**What this task involves**: Find and copy each line in the material below where the string "ShapeArgs" occurs.

Information given: Begin

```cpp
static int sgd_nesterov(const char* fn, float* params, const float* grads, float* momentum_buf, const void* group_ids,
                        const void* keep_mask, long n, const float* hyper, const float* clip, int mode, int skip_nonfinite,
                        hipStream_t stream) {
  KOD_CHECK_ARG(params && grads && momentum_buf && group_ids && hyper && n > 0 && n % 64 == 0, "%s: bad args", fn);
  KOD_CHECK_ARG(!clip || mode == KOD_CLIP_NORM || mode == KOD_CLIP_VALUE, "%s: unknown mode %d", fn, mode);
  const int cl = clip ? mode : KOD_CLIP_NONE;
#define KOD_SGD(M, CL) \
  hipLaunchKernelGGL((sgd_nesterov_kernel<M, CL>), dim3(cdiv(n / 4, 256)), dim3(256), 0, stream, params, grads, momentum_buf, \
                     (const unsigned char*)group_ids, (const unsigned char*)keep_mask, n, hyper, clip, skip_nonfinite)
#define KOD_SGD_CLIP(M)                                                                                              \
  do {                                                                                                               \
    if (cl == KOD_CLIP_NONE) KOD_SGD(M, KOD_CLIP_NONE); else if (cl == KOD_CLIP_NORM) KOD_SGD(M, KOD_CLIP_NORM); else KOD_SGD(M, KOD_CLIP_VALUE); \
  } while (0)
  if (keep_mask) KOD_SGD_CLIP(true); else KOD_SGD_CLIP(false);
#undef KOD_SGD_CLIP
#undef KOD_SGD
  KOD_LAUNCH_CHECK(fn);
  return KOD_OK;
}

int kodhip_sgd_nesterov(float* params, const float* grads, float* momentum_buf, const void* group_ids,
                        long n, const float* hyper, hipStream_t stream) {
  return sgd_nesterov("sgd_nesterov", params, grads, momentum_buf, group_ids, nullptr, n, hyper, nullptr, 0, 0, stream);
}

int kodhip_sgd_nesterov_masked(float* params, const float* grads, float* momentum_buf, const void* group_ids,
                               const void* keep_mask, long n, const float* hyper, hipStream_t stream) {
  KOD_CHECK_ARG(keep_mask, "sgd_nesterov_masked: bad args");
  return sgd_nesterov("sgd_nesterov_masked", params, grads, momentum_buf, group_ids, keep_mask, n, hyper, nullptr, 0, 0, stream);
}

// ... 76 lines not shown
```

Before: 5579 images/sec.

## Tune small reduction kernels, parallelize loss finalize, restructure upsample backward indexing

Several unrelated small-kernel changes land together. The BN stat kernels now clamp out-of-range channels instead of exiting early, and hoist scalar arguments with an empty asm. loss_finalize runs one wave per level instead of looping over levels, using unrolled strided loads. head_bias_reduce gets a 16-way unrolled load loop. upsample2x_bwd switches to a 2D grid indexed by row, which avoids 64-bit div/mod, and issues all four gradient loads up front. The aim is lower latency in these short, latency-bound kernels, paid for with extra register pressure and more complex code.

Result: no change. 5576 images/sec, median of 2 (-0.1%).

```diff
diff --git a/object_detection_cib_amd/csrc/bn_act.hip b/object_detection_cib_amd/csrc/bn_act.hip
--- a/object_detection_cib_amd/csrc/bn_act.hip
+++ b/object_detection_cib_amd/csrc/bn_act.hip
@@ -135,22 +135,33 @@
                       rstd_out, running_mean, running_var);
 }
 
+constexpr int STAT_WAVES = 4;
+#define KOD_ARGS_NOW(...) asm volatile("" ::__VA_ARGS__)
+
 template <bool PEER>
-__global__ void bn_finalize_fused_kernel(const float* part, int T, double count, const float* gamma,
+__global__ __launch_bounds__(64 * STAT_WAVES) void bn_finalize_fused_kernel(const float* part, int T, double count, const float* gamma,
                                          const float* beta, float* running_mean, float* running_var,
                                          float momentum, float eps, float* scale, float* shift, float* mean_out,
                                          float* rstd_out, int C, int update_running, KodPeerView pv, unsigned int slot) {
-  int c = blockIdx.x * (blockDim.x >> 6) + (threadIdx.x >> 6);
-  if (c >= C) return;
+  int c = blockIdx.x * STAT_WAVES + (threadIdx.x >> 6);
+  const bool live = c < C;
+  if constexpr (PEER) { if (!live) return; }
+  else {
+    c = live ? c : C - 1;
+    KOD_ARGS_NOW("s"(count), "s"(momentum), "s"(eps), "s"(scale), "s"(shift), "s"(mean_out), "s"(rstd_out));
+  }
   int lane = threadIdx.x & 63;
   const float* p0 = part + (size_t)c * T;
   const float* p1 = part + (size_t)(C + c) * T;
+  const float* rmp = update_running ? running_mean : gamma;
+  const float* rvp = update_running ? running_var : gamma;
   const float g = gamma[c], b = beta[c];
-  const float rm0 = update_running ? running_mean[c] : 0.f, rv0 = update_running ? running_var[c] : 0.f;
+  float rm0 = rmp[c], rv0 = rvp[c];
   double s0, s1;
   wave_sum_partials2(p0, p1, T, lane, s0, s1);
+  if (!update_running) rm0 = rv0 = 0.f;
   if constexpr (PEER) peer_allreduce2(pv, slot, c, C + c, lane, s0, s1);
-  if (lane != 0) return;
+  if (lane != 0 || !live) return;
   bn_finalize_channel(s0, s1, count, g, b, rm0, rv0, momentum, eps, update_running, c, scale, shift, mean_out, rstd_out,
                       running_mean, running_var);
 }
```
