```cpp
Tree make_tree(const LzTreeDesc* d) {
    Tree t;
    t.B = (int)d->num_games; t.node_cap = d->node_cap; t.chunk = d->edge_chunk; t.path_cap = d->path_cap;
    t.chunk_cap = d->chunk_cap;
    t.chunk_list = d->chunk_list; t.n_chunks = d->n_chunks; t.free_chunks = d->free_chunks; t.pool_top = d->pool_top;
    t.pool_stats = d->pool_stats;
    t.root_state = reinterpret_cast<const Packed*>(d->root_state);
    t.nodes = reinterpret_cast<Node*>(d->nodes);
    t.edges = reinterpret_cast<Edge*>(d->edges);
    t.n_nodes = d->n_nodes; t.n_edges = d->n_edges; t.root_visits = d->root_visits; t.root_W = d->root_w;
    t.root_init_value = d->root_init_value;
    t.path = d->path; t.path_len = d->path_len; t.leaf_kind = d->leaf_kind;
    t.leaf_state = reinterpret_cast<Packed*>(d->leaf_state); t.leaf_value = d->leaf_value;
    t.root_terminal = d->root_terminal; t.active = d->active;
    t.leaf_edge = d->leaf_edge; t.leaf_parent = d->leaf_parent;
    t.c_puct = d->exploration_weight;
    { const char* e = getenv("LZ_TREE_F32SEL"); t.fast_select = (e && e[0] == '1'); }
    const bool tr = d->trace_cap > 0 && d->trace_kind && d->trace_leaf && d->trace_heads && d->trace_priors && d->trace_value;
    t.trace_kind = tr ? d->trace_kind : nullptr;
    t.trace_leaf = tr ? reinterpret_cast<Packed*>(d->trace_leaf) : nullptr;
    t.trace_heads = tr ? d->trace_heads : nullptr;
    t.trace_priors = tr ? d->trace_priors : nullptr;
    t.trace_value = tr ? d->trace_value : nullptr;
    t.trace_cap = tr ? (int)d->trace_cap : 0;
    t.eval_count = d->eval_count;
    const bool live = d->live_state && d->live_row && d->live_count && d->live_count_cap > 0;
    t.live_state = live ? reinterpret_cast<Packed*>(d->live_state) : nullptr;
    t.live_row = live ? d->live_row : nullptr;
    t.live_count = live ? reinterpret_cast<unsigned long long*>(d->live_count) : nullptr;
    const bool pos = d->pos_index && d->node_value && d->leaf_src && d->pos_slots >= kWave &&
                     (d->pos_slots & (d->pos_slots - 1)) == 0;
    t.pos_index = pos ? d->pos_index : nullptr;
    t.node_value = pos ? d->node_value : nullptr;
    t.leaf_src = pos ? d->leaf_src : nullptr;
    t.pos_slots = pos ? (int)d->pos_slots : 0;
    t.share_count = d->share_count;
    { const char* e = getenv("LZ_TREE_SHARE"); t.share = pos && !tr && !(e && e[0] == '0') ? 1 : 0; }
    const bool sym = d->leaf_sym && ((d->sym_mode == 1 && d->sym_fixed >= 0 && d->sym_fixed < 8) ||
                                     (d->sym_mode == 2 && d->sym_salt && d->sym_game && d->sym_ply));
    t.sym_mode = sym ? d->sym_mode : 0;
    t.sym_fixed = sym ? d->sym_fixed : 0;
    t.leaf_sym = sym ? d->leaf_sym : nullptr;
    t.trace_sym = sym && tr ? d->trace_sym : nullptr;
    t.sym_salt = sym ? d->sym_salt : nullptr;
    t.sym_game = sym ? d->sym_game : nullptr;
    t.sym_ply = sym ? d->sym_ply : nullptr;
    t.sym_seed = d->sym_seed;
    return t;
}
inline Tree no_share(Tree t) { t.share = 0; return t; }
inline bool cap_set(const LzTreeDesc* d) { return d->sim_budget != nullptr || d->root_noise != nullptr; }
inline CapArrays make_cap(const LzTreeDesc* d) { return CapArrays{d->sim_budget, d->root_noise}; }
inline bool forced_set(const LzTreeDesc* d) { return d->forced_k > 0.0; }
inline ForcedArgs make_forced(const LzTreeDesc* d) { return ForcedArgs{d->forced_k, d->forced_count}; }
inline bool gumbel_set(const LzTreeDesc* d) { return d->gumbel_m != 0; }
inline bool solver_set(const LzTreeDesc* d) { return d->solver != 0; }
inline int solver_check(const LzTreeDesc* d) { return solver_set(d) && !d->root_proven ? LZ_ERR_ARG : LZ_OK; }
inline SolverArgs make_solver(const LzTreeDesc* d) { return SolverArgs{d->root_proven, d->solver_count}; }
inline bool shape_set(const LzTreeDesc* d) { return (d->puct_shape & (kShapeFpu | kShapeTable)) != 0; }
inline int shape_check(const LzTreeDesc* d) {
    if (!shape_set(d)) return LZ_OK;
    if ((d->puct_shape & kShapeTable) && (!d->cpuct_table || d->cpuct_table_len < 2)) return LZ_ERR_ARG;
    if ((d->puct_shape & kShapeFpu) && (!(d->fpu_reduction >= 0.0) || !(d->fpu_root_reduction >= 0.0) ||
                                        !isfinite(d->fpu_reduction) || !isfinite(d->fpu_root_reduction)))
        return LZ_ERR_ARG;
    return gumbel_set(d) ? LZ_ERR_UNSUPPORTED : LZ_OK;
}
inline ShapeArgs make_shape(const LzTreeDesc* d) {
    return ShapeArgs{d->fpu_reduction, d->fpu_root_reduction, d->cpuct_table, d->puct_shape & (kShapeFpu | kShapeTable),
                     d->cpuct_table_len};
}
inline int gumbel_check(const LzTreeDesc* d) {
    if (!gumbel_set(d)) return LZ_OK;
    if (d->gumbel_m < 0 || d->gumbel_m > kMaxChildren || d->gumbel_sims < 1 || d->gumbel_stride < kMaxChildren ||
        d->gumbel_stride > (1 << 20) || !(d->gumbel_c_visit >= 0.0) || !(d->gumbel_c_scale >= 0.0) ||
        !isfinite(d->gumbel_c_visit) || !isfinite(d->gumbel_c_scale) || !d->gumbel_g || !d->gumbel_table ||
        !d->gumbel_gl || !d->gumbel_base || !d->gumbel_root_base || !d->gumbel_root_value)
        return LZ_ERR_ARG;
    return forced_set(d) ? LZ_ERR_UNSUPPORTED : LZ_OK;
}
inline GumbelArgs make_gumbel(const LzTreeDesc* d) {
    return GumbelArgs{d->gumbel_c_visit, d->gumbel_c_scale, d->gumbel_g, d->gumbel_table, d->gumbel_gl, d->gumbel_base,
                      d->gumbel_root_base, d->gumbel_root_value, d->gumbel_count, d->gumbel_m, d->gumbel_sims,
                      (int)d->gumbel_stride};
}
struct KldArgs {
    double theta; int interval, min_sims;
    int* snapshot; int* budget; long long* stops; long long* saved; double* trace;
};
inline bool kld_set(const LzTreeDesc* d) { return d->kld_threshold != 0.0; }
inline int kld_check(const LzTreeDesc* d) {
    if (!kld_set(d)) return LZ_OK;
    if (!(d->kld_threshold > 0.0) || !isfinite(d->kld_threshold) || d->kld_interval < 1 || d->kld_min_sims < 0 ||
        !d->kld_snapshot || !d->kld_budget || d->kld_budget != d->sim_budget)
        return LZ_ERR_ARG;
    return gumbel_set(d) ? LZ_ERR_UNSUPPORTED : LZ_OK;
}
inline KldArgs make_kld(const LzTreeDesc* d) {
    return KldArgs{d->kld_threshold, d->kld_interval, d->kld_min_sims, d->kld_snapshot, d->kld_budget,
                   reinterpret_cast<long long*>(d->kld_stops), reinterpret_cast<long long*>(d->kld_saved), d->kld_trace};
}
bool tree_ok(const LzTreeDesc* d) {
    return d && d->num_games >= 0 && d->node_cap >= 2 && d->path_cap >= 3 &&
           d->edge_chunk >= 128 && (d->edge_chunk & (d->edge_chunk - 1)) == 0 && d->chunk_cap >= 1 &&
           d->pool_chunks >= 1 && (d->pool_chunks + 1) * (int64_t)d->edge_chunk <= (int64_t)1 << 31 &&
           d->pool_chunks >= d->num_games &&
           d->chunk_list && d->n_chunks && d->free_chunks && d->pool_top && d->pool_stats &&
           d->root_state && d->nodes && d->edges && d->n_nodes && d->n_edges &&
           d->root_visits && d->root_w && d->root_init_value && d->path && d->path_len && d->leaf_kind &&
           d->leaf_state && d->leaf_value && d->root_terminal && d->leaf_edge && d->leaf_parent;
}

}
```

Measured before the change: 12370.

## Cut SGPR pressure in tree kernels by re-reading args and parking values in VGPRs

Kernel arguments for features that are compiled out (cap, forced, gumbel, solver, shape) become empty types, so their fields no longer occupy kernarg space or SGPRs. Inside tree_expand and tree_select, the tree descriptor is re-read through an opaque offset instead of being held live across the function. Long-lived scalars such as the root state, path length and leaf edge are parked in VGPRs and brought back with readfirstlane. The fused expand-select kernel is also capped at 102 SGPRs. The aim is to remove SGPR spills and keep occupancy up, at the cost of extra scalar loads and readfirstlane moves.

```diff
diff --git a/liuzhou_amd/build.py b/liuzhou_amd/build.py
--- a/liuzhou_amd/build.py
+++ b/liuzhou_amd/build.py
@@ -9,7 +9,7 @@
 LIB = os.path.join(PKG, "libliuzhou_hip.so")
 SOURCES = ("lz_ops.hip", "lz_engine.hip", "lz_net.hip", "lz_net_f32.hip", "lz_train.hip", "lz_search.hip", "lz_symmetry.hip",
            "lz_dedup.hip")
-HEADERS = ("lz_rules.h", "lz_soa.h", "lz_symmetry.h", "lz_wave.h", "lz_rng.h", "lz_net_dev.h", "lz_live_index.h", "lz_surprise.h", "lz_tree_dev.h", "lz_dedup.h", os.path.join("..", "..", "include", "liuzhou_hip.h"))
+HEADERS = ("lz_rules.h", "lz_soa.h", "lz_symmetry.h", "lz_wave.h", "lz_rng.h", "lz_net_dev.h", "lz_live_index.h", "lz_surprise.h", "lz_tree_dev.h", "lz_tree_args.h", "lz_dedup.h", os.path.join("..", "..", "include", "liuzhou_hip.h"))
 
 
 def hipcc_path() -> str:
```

Information given: End

**Solution**:
inline ShapeArgs make_shape(const LzTreeDesc* d) {
    return ShapeArgs{d->fpu_reduction, d->fpu_root_reduction, d->cpuct_table, d->puct_shape & (kShapeFpu | kShapeTable),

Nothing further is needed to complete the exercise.